## [WHAT TO PRODUCE]
Look below for the line containing "many pixels in"; from there, print each line exactly up to and including the line containing "TileTable::TileTable(const pt_tile *tiles, size_t", and stop.

[Dataset entries]

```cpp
AttnPlan attn_plan(const AttnParams& p, int dp, bool force32, const AttnConfig& cfg) {
  const int smem = 2 * attn_stage_bytes(dp);
  AttnPlan generic{};
  generic.qtiles = (p.nq + 127) / 128;
  generic.main = {ATTN_GENERIC, generic.qtiles * p.heads * p.batch, 256, smem, 0, 0, 0};
  if ((dp != 64 && dp != 128) || p.nq < 256 || force32 || p.causal || p.mask) return generic;
  const double k_span = ((double)(p.nk_pad - 1) * p.k_rs + dp) * 2.0, v_span = ((dp - 1.0) * p.vt_ds + p.nk_pad) * 2.0;
  if (!(k_span < 2.0e9 && v_span < 2.0e9 && p.k_rs > 0 && p.vt_ds > 0)) return generic;
  AttnPlan pl{};
  pl.k_span = (unsigned)k_span;
  pl.vt_span = (unsigned)v_span;
  pl.qtiles = (p.nq + 255) / 256;
  const int grid = pl.qtiles * p.heads * p.batch;
  const int slots = (dp == 64 ? 2 : 1) * cfg.cus;
  const int ntiles = (p.nk + KVB - 1) / KVB;
  const int rem = grid % slots;
  const bool do_split = cfg.allow_split && rem > 0 && 8 * rem <= 3 * slots && ntiles >= 4 && (ntiles & 1) == 0;
  if (dp == 128 && (!do_split || grid > slots)) {
    const int nfull = do_split ? grid - rem : grid;
    pl.main = {ATTN_WS, nfull, 512, attn_ws_lds(dp), nfull, 0, 0};
    if (do_split) pl.tail = {ATTN_Q64V2, 2 * rem, 256, 2 * smem, nfull, 2 * rem, nfull};
    return pl;
  }
  if (dp == 64 && p.nk <= 128) {
    pl.qtiles = (p.nq + 127) / 128;
    const long total = (long)p.batch * p.heads * pl.qtiles;
    const double q_span = ((double)(p.nq - 1) * p.q_rs + 64) * 2.0;
    if (q_span >= 2.0e9 || total >= (1L << 30)) return generic;
    pl.q_span = (unsigned)q_span;
    pl.main = {ATTN_SHORT2, (int)(total < 2 * cfg.cus ? total : 2 * cfg.cus), 256, SHORT2_LDS, 0, 0, 0};
    return pl;
  }
  if (dp == 64 && !do_split && (cfg.v3 == 2 || (cfg.v3 == 1 && ntiles <= 4))) {
    pl.main = {ATTN_Q64V3, grid, 256, 3 * smem / 2, grid, 0, 0};
    return pl;
  }
  const int nfull = do_split ? grid - rem : grid, nsplit = do_split ? 2 * rem : 0;
  pl.main = {ATTN_Q64V2, nfull + nsplit, 256, do_split ? 2 * smem : smem, nfull, nsplit, 0};
  return pl;
}

template <void (*KERNEL)(AttnParams), int MAX_LDS>
int launch_attn_kernel(const AttnLaunch& l, AttnParams p, hipStream_t st, const char* what) {
  static const hipError_t attr = hipFuncSetAttribute(reinterpret_cast<const void*>(KERNEL), hipFuncAttributeMaxDynamicSharedMemorySize, MAX_LDS);
  (void)attr;
  p.nfull = l.nfull;
  p.nsplit = l.nsplit;
  p.bid0 = l.bid0;
  hipLaunchKernelGGL(KERNEL, dim3(l.grid), dim3(l.block), l.lds, st, p);
  FMX_LAUNCH_CHECK(what);
  return FMX_OK;
}

template <int DP>
int launch_attn_plan(AttnParams p, const AttnPlan& pl, hipStream_t st) {
  constexpr int SMEM = 2 * attn_stage_bytes(DP);
  p.qtiles = pl.qtiles;
  p.q_span = pl.q_span;
  p.k_span = pl.k_span;
  p.vt_span = pl.vt_span;
  const AttnLaunch& l = pl.main;
  if (l.kernel == ATTN_GENERIC) return launch_attn_kernel<attn_kernel<DP>, SMEM>(l, p, st, "fmx_attention_f16");
  if constexpr (DP == 64) {
    if (l.kernel == ATTN_SHORT2) {
      const char* what = "fmx_attention_f16 (short context, line-staged)";
      switch ((p.nk + 31) / 32) {
        case 1: return launch_attn_kernel<attn_short2_kernel<1>, SHORT2_LDS>(l, p, st, what);
        case 2: return launch_attn_kernel<attn_short2_kernel<2>, SHORT2_LDS>(l, p, st, what);
        case 3: return launch_attn_kernel<attn_short2_kernel<3>, SHORT2_LDS>(l, p, st, what);
        default: return launch_attn_kernel<attn_short2_kernel<4>, SHORT2_LDS>(l, p, st, what);
      }
    }
    if (l.kernel == ATTN_Q64V3) return launch_attn_kernel<attn_q64v3_kernel<6>, 3 * SMEM / 2>(l, p, st, "fmx_attention_f16 (sub-tile pipelined)");
  }
  if constexpr (DP == 128) {
    if (l.kernel == ATTN_WS) {
      const int rc = launch_attn_kernel<attn_ws_kernel<6, DP>, attn_ws_lds(DP)>(l, p, st, "fmx_attention_f16 (wave-specialised)");
      if (rc != FMX_OK || pl.tail.grid == 0) return rc;
      return launch_attn_kernel<attn_q64v2_kernel<6, DP>, 2 * SMEM>(pl.tail, p, st, "fmx_attention_f16 (key-split tail)");
    }
  }
  if constexpr (DP == 64 || DP == 128) {
    if (l.kernel == ATTN_Q64V2) return launch_attn_kernel<attn_q64v2_kernel<6, DP>, 2 * SMEM>(l, p, st, "fmx_attention_f16 (64 queries per wave)");
  }
  return fmx_set_error(FMX_E_UNSUPPORTED, "attention: no kernel %d at d_head %d", (int)l.kernel, DP);
}

int attn_params(const fmx_attn_args* a, AttnParams& p, bool& force32) {
  FMX_REQUIRE(a && a->q && a->k && a->vt && a->o && a->zero_page, "attention: null pointer");
  FMX_REQUIRE(a->batch > 0 && a->heads > 0 && a->nq > 0 && a->nk > 0, "attention: bad dims");
  FMX_REQUIRE(a->nk_pad >= a->nk && (a->nk_pad % 64) == 0, "attention: nk_pad (%d) must be a multiple of 64 >= nk (%d)", a->nk_pad, a->nk);
  FMX_REQUIRE(fmx_aligned16(a->q) && fmx_aligned16(a->k) && fmx_aligned16(a->vt) && fmx_aligned16(a->o), "attention: 16-byte alignment");
  FMX_REQUIRE((a->q_rs % 8) == 0 && (a->k_rs % 8) == 0 && (a->vt_ds % 8) == 0 && (a->o_rs % 4) == 0 && (a->q_bs % 8) == 0 &&
                  (a->k_bs % 8) == 0 && (a->vt_bs % 8) == 0 && (a->vt_hs % 8) == 0, "attention: strides must be multiples of 8 elements");
  p.q = (const f16*)a->q; p.k = (const f16*)a->k; p.vt = (const f16*)a->vt; p.o = (f16*)a->o;
  p.q_bs = a->q_bs; p.q_rs = a->q_rs; p.k_bs = a->k_bs; p.k_rs = a->k_rs;
  p.vt_bs = a->vt_bs; p.vt_hs = a->vt_hs; p.vt_ds = a->vt_ds; p.o_bs = a->o_bs; p.o_rs = a->o_rs;
  p.batch = a->batch; p.heads = a->heads; p.nq = a->nq; p.nk = a->nk; p.nk_pad = a->nk_pad;
  p.qtiles = 0;
  force32 = a->scale < 0.f;
  p.scale_log2e = fabsf(a->scale) * 1.44269504088896340736f;
  p.zp = (const f16*)a->zero_page;
  p.causal = a->causal ? 1 : 0;
  p.k_span = p.vt_span = p.q_span = 0;
  p.nfull = p.nsplit = p.bid0 = 0;
  p.mask = (const f16*)a->mask; p.mask_bs = a->mask_bs; p.mask_hs = a->mask_hs; p.mask_qs = a->mask_qs;
  p.inv_scale = 1.0f / fabsf(a->scale);
  FMX_REQUIRE(!p.mask || (fmx_aligned16(p.mask) && (p.mask_bs % 8) == 0 && (p.mask_hs % 8) == 0 && (p.mask_qs % 8) == 0),
              "attention: mask must be 16-byte aligned with strides that are multiples of 8 elements (rows padded to nk_pad keys)");
  FMX_REQUIRE(!p.causal || a->nq == a->nk, "attention: the causal mask is defined for self-attention (nq == nk)");
  if (a->dpad != 48 && a->dpad != 64 && a->dpad != 80 && a->dpad != 128 && a->dpad != 160)
    return fmx_set_error(FMX_E_UNSUPPORTED, "attention: dpad %d not in {48,64,80,128,160}", a->dpad);
  return FMX_OK;
}

__global__ void softmax_rows_kernel(f16* __restrict__ x, int ncols, long ld) {
  __shared__ float red[8];
  f16* row = x + (long)blockIdx.x * ld;
  const int tid = threadIdx.x, lane = tid & 63, wave = tid >> 6;
  float mx = -INFINITY;
  for (int j = tid; j < ncols; j += blockDim.x) mx = fmaxf(mx, (float)row[j]);
  mx = wave_max(mx);
  if (lane == 0) red[wave] = mx;
  __syncthreads();
  mx = red[0];
  for (int i = 1; i < (int)(blockDim.x >> 6); ++i) mx = fmaxf(mx, red[i]);
  __syncthreads();
  float sum = 0.f;
  for (int j = tid; j < ncols; j += blockDim.x) sum += __expf((float)row[j] - mx);
  sum = wave_sum(sum);
  if (lane == 0) red[wave] = sum;
  __syncthreads();
  sum = 0.f;
  for (int i = 0; i < (int)(blockDim.x >> 6); ++i) sum += red[i];
  const float inv = 1.0f / sum;
  for (int j = tid; j < ncols; j += blockDim.x) row[j] = (f16)(__expf((float)row[j] - mx) * inv);
}

}

extern "C" int fmx_attention_f16(const fmx_attn_args* a, void* stream) {
  AttnParams p;
  bool force32;
  if (const int rc = attn_params(a, p, force32)) return rc;
  const AttnPlan pl = attn_plan(p, a->dpad, force32, attn_config());
  hipStream_t st = (hipStream_t)stream;
  switch (a->dpad) {
    case 48: return launch_attn_plan<48>(p, pl, st);
    case 64: return launch_attn_plan<64>(p, pl, st);
    case 80: return launch_attn_plan<80>(p, pl, st);
    case 128: return launch_attn_plan<128>(p, pl, st);
    case 160: return launch_attn_plan<160>(p, pl, st);
    default: return fmx_set_error(FMX_E_UNSUPPORTED, "attention: dpad %d not in {48,64,80,128,160}", a->dpad);
  }
}

#ifndef FMX_ELEM_BF16
extern "C" int fmx_attention_route(const fmx_attn_args* a, int32_t cus, char* buf, int32_t cap) {
  AttnParams p;
  bool force32;
  if (const int rc = attn_params(a, p, force32)) return rc;
  FMX_REQUIRE(cus > 0 && buf && cap > 0, "attention_route: bad args");
  const AttnPlan pl = attn_plan(p, a->dpad, force32, AttnConfig{cus, 1, 1});
  const AttnLaunch& l = pl.main;
  int n = 0;
  switch (l.kernel) {
    case ATTN_GENERIC: n = snprintf(buf, cap, "generic"); break;
    case ATTN_SHORT2: n = snprintf(buf, cap, "short2<%d>", (p.nk + 31) / 32); break;
    case ATTN_Q64V3: n = snprintf(buf, cap, "q64v3"); break;
    case ATTN_Q64V2: n = snprintf(buf, cap, "q64v2<%d> %s", a->dpad, l.nsplit == 0 ? "whole" : l.nfull == 0 ? "split" : "whole+split"); break;
    case ATTN_WS: n = snprintf(buf, cap, "ws<%d>%s", a->dpad, pl.tail.grid ? "+split tail" : ""); break;
  }
  FMX_REQUIRE(n > 0 && n < cap, "attention_route: the name needs %d bytes", n + 1);
  return FMX_OK;
}
#endif

extern "C" int fmx_softmax_rows_f16(void* x, int64_t nrows, int32_t ncols, int64_t ld, void* stream) {
  FMX_REQUIRE(x && nrows > 0 && ncols > 0 && ld >= ncols, "softmax_rows: bad args");
  FMX_REQUIRE(nrows < (1LL << 31), "softmax_rows: too many rows");
  hipLaunchKernelGGL(softmax_rows_kernel, dim3((unsigned)nrows), dim3(256), 0, (hipStream_t)stream, (f16*)x, ncols, (long)ld);
  FMX_LAUNCH_CHECK("fmx_softmax_rows_f16");
  return FMX_OK;
}
```

Measured before the change: 9.827 it/s.
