void tile_grid(const pt_tile *tiles, size_t n_tiles, uint32_t *tiles_per_row, uint32_t *chunks_per_tile) {
    *tiles_per_row = 0;
    *chunks_per_tile = 0;
    if(n_tiles > 0 && (static_cast<uint32_t>(tiles[0].w) * static_cast<uint32_t>(tiles[0].h)) % 64U == 0) {
        bool regular = true;
        uint32_t per_row = 0;
        for(size_t k = 0; k < n_tiles && regular; k++) {
            regular = tiles[k].w == tiles[0].w && tiles[k].h == tiles[0].h;
            if(per_row == 0 && k > 0 && tiles[k].y != tiles[0].y) {
                per_row = static_cast<uint32_t>(k);
            }
        }
        if(per_row == 0) {
            per_row = static_cast<uint32_t>(n_tiles);
        }
        for(size_t k = 0; k < n_tiles && regular; k++) {
            regular = tiles[k].x == tiles[0].x + static_cast<int32_t>(k % per_row) * tiles[0].w && tiles[k].y == tiles[0].y + static_cast<int32_t>(k / per_row) * tiles[0].h;
        }
        if(regular && n_tiles % per_row == 0 && per_row % 4 == 0) {
            *tiles_per_row = per_row;
            *chunks_per_tile = static_cast<uint32_t>(tiles[0].w) * static_cast<uint32_t>(tiles[0].h) / 64U;
        }
    }
}

int check_tiles(const pt_tile *tiles, size_t n_tiles, int32_t width, int32_t rows, uint64_t *total, const char *unit) {
    uint64_t pixels = 0;
    for(size_t k = 0; k < n_tiles; k++) {
        const pt_tile &t = tiles[k];
        if(t.w <= 0 || t.h <= 0 || t.x < 0 || t.y < 0 || t.x + t.w > width || t.y + t.h > rows) {
            return fail(PT_ERR_INVALID, "tile outside the image or empty");
        }
        pixels += static_cast<uint64_t>(t.w) * static_cast<uint64_t>(t.h);
    }
    if(total != nullptr) {
        if(pixels > 0x0fffffffULL) {
            return fail(PT_ERR_INVALID, std::string("too many pixels in one ") + unit);
        }
        *total = pixels;
    }
    return PT_OK;
}

TileTable::TileTable(const pt_tile *tiles, size_t n_tiles) : rects(n_tiles), offsets(n_tiles), left(n_tiles) {
    uint32_t at = 0;
    for(size_t k = 0; k < n_tiles; k++) {
        const pt_tile &t = tiles[k];
        rects[k] = make_int4(t.x, t.y, t.w, t.h);
        offsets[k] = at;
        left[k] = static_cast<uint32_t>(t.w) * static_cast<uint32_t>(t.h);
        at += left[k];
    }
}

void set_tile_streams(PtStreams *T, uint32_t n, const int4 *d_tiles, const uint32_t *d_offset, size_t n_tiles, uint64_t base_seed, int32_t n_views, int32_t view_height,
                      const PtViewCamera *d_view_cams, const uint64_t *d_view_seeds) {
    T->n = n;
    T->tiles = d_tiles;
    T->tile_offset = d_offset;
    T->n_tiles = static_cast<uint32_t>(n_tiles);
    T->base_seed = base_seed;
    if(n_views > 1) {
        T->n_views = static_cast<uint32_t>(n_views);
        T->view_height = static_cast<uint32_t>(view_height);
        T->views = d_view_cams;
        T->view_seed = d_view_seeds;
    }
}

}

static int render_tiles_impl(pt_scene *s, const pt_camera_params *camera, const pt_options *options, const pt_tile *tiles, size_t n_tiles, uint64_t base_seed,
                             float4 *d_image, pt_stats *stats, pt_progress_fn progress = nullptr, void *progress_user = nullptr, RenderStop *stop = nullptr,
                             const ViewSet *views = nullptr) {
    PtDevOptions opt;
    PT_TRY(derive_options(options, &opt));
    const PtDevCamera cam = derive_camera(camera);
    const int32_t rows = views != nullptr ? views->rows(options) : options->image_height;
    uint64_t total = 0;
    PT_TRY(check_tiles(tiles, n_tiles, options->image_width, rows, &total));
    const TileTable table(tiles, n_tiles);
    PT_HIP(s->tiles.ensure(n_tiles));
    PT_HIP(s->tile_offset.ensure(n_tiles));
    hipStream_t st = s->stream;
    PT_HIP(hipMemcpyAsync(s->tiles.ptr, table.rects.data(), n_tiles * sizeof(int4), hipMemcpyHostToDevice, st));
    PT_HIP(hipMemcpyAsync(s->tile_offset.ptr, table.offsets.data(), n_tiles * sizeof(uint32_t), hipMemcpyHostToDevice, st));
    if(progress != nullptr || stop != nullptr) {
        PT_HIP(s->tile_left.ensure(n_tiles));
        PT_HIP(hipMemcpyAsync(s->tile_left.ptr, table.left.data(), n_tiles * sizeof(uint32_t), hipMemcpyHostToDevice, st));
    }
    if(views != nullptr) {
        PT_HIP(s->view_cams.ensure(views->cams.size()));
        PT_HIP(s->view_seeds.ensure(views->seeds.size()));
        PT_HIP(hipMemcpyAsync(s->view_cams.ptr, views->cams.data(), views->cams.size() * sizeof(PtViewCamera), hipMemcpyHostToDevice, st));
        PT_HIP(hipMemcpyAsync(s->view_seeds.ptr, views->seeds.data(), views->seeds.size() * sizeof(uint64_t), hipMemcpyHostToDevice, st));
    }
    PT_HIP(hipStreamSynchronize(st));
    PtStreams T{};
    set_tile_streams(&T, static_cast<uint32_t>(total), s->tiles.ptr, s->tile_offset.ptr, n_tiles, base_seed, views != nullptr ? static_cast<int32_t>(views->cams.size()) : 1,
                     options->image_height, s->view_cams.ptr, s->view_seeds.ptr);
    tile_grid(tiles, n_tiles, &T.tiles_per_row, &T.chunks_per_tile);
    return run_path(s, cam, opt, T, d_image, stats, progress, progress_user, stop);
}
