int launch3x3(const WinoK& k, dim3 grid, dim3 block, hipStream_t s) {
    const int v = (k.nmean ? 4 : 0) | (k.res ? 2 : 0) | (k.stats ? 1 : 0);
    switch (v) {
        case 0: OFX_LAUNCH((wino_conv_kernel<false, false, false>), grid, block, s, k); break;
        case 1: OFX_LAUNCH((wino_conv_kernel<false, false, true>), grid, block, s, k); break;
        case 2: OFX_LAUNCH((wino_conv_kernel<false, true, false>), grid, block, s, k); break;
        case 4: OFX_LAUNCH((wino_conv_kernel<true, false, false>), grid, block, s, k); break;
        case 5: OFX_LAUNCH((wino_conv_kernel<true, false, true>), grid, block, s, k); break;
        case 6: OFX_LAUNCH((wino_conv_kernel<true, true, false>), grid, block, s, k); break;
        default: return OFX_EINVAL;
    }
    return ofx_launch_status();
}

template <bool VERT, int EPI>
__global__ __launch_bounds__(256, 2) void wino15_conv_kernel(const WinoK p) {
    using T = Wino15<VERT>;
    using HALO = typename T::HALO;
    __shared__ __attribute__((aligned(16))) float smem[HALO::floats + 8 * 32 * kLDV];
    float* const Hs = smem;
    float* const Vs = smem + HALO::floats;
    const int tid = threadIdx.x, lane = tid & 63;
    const int wave = __builtin_amdgcn_readfirstlane(tid >> 6);
    const Patch pt = wino_patch(p);
    f32x16 acc[8][1];
    wino_slabs<T>(p, pt, Hs, Vs, tid, wave, acc);

    const int n = pt.nb * 128 + wave * 32 + (lane & 31);
    if (n >= p.Cout) return;
    const float sc = (p.scale ? p.scale[n] : 1.0f) * p.alpha;
    const float sh = p.shift ? p.shift[n] : 0.0f;
    const float act_lo = p.act == OFX_ACT_RELU ? 0.0f : -3.402823466e38f;
    const int hd = p.Cout >> 1;
    const bool r_half = EPI == OFX_EPI_GRU_ZR && pt.nb * 128 >= hd;
#pragma unroll
    for (int eb = 0; eb < 16; eb += 4) {
        long pix[4][4];
        float y[4][4], ad[4][4], x1[4][4], x2[4][4];
#pragma unroll
        for (int u = 0; u < 4; ++u) {
            const int e = eb + u;
            const int tile = (e & 3) + 8 * (e >> 2) + 4 * (lane >> 5);
#pragma unroll
            for (int i = 0; i < 4; ++i) pix[u][i] = ((long)pt.pb * p.H + pt.y0 + T::oy(tile, i)) * p.W + pt.x0 + T::ox(tile, i);
            const float m0 = acc[0][0][e], m1 = acc[1][0][e], m2 = acc[2][0][e], m3 = acc[3][0][e];
            const float m4 = acc[4][0][e], m5 = acc[5][0][e], m6 = acc[6][0][e], m7 = acc[7][0][e];
            const float s12 = m1 + m2, d12 = m1 - m2, s34 = m3 + m4, d34 = m3 - m4, s56 = m5 + m6, d56 = m5 - m6;
            y[u][0] = m0 + s12 + s34 + s56;
            y[u][1] = d12 + 2.0f * d34 + 0.5f * d56;
            y[u][2] = s12 + 4.0f * s34 + 0.25f * s56;
            y[u][3] = d12 + 8.0f * d34 + 0.125f * d56 + m7;
        }
#pragma unroll
        for (int u = 0; u < 4; ++u)
#pragma unroll
            for (int i = 0; i < 4; ++i) {
                ad[u][i] = p.addend ? p.addend[pix[u][i] * p.ldadd + n] : 0.0f;
                x1[u][i] = EPI == OFX_EPI_GRU_ZR ? (r_half ? p.aux_h[pix[u][i] * p.ldh + n - hd] : 1.0f)
                           : EPI == OFX_EPI_GRU_Q ? p.aux_z[pix[u][i] * p.Cout + n] : 0.0f;
                x2[u][i] = EPI == OFX_EPI_GRU_Q ? p.aux_h[pix[u][i] * p.ldh + n] : 0.0f;
            }
#pragma unroll
        for (int u = 0; u < 4; ++u)
#pragma unroll
            for (int i = 0; i < 4; ++i) {
                const float v = y[u][i] * sc + sh + ad[u][i];
                if (EPI == OFX_EPI_PLAIN) {
                    p.out[pix[u][i] * p.ldo + n] = fmaxf(v, act_lo);
                } else if (EPI == OFX_EPI_GRU_ZR) {
                    const float g = ofx_sigmoid(v) * x1[u][i];
                    if (r_half) p.aux_rh[pix[u][i] * hd + n - hd] = g;
                    else p.aux_z[pix[u][i] * hd + n] = g;
                } else {
                    p.aux_h[pix[u][i] * p.ldh + n] = (1.0f - x1[u][i]) * x2[u][i] + x1[u][i] * ofx_tanh(v);
                }
            }
    }
}
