int dfwfm_serve_workspace_bytes(dfwfm_model* m, int64_t batch, size_t* bytes) {
  if (!m || !bytes) return fail(DFWFM_ERR_INVALID_ARG, "null argument");
  if (batch < 0) return fail(DFWFM_ERR_INVALID_ARG, "negative batch");
// ... 52 lines not shown
  sa.NC0 = m->NC0;
  e = launch_serve_mlp(sa, (hipStream_t)stream);
  if (e != hipSuccess) return hip_fail(e, "serve MLP launch");
  return DFWFM_OK;
}

int dfwfm_bf16_abi_version(void) { return DFWFM_BF16_ABI_VERSION; }

int dfwfm_model_pack_bf16(dfwfm_model* m, int enable, void* stream) {
  if (!m) return fail(DFWFM_ERR_INVALID_ARG, "null model");
  m->bf16_on = false;
  if (!enable) return DFWFM_OK;
  if (!m->cfg.use_deep) return fail(DFWFM_ERR_UNSUPPORTED, "bf16 pack: the model has no deep tower");
  if (!m->dense_set) return fail(DFWFM_ERR_STATE, "set_dense must precede pack_bf16");
  if (!m->d_wbf16) {
    int rc = dev_alloc(&m->d_wbf16, bf16_pack_elems(m->H, m->NT, m->NC0));
    if (rc != DFWFM_OK) return rc;
  }
  hipError_t e = launch_bf16_pack(m->lin_w, m->d_wbf16, m->H, m->N, m->F * m->D, m->NT, m->NC0, (hipStream_t)stream);
  if (e != hipSuccess) return hip_fail(e, "bf16 pack launch");
  m->bf16_on = true;
  return DFWFM_OK;
}

int dfwfm_bf16_workspace_bytes(dfwfm_model* m, int64_t batch, size_t* bytes) {
  if (!m || !bytes) return fail(DFWFM_ERR_INVALID_ARG, "null argument");
  if (batch < 0) return fail(DFWFM_ERR_INVALID_ARG, "negative batch");
  if (!m->cfg.use_deep) return fail(DFWFM_ERR_UNSUPPORTED, "bf16 forward: the model has no deep tower");
  *bytes = bf16_workspace_bytes(m->NT, m->NC0, batch);
  return DFWFM_OK;
}

int dfwfm_bf16_forward(dfwfm_model* m, const int64_t* xi, int64_t xi_stride, const float* xv, int64_t xv_stride,
                       int64_t batch, float* out, void* workspace, size_t ws_bytes, void* stream) {
  if (!m) return fail(DFWFM_ERR_INVALID_ARG, "null model");
  if (!m->cfg.use_deep) return fail(DFWFM_ERR_UNSUPPORTED, "bf16 forward: the model has no deep tower");
  int rc = check_inputs(m, xi, xi_stride, xv, xv_stride, batch, out);
  if (rc != DFWFM_OK) return rc;
  if (!m->bf16_on)
    return fail(DFWFM_ERR_STATE, "bf16 forward: the bf16 weight copy is absent or stale (dfwfm_model_pack_bf16)");
  if (batch == 0) return DFWFM_OK;
  if (!workspace) return fail(DFWFM_ERR_INVALID_ARG, "null workspace");
  const size_t need = bf16_workspace_bytes(m->NT, m->NC0, batch);
  if (ws_bytes < need)
    return fail(DFWFM_ERR_INVALID_ARG, "workspace of %zu bytes < %zu (dfwfm_bf16_workspace_bytes)", ws_bytes, need);
  if (reinterpret_cast<uintptr_t>(workspace) % 16) return fail(DFWFM_ERR_INVALID_ARG, "workspace not 16-byte aligned");
  const int64_t tiles = (batch + kBM - 1) / kBM;
  if (tiles * m->NT > 0x7fffffff) return fail(DFWFM_ERR_UNSUPPORTED, "batch too large for the bf16 forward");
  const size_t rows16 = (size_t)tiles * kBM;
  Bf16Args ba;
  memset(&ba, 0, sizeof ba);
  float* w = static_cast<float*>(workspace);
  float* deep_emb = w;
  w += rows16 * m->NC0 * 16;
  float* fs = w;
  w += rows16;
  ba.partial = w;
  w += rows16 * m->NT;
  ba.act[0] = reinterpret_cast<uint16_t*>(w);
  ba.act[1] = ba.act[0] + rows16 * m->NT * 16;
  FwdArgs a;
  fill_forward_args(m, a, xi, xi_stride, xv, xv_stride, batch, nullptr);
  a.flags &= ~kHasDeep;
  if (m->MT <= 3) a.flags |= kP3Pieces;
  a.part_stride = m->NC0 * 16;
  a.part_e = deep_emb;
  a.part_fs = fs;
  hipError_t e = launch_forward(a, m->D, 1, 1, 8, m->lds_inf, (hipStream_t)stream);
  if (e != hipSuccess) return hip_fail(e, "bf16 gather launch");
  ba.deep_emb = deep_emb;
  ba.fs = fs;
  ba.wb = m->d_wbf16;
  ba.mlp_b = m->d_mlp_b;
  ba.fc = m->d_fc;
  ba.bias = m->d_bias;
  ba.out = out;
  ba.batch = batch;
  ba.H = m->H;
  ba.N = m->N;
  ba.NT = m->NT;
  ba.NC0 = m->NC0;
  e = launch_bf16_mlp(ba, (hipStream_t)stream);
  if (e != hipSuccess) return hip_fail(e, "bf16 MLP launch");
  return DFWFM_OK;
}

## [EXPECTED OUTPUT]
            return fail(PT_ERR_INVALID, std::string("too many pixels in one ") + unit);
        }
        *total = pixels;
    }
    return PT_OK;
}

TileTable::TileTable(const pt_tile *tiles, size_t n_tiles) : rects(n_tiles), offsets(n_tiles), left(n_tiles) {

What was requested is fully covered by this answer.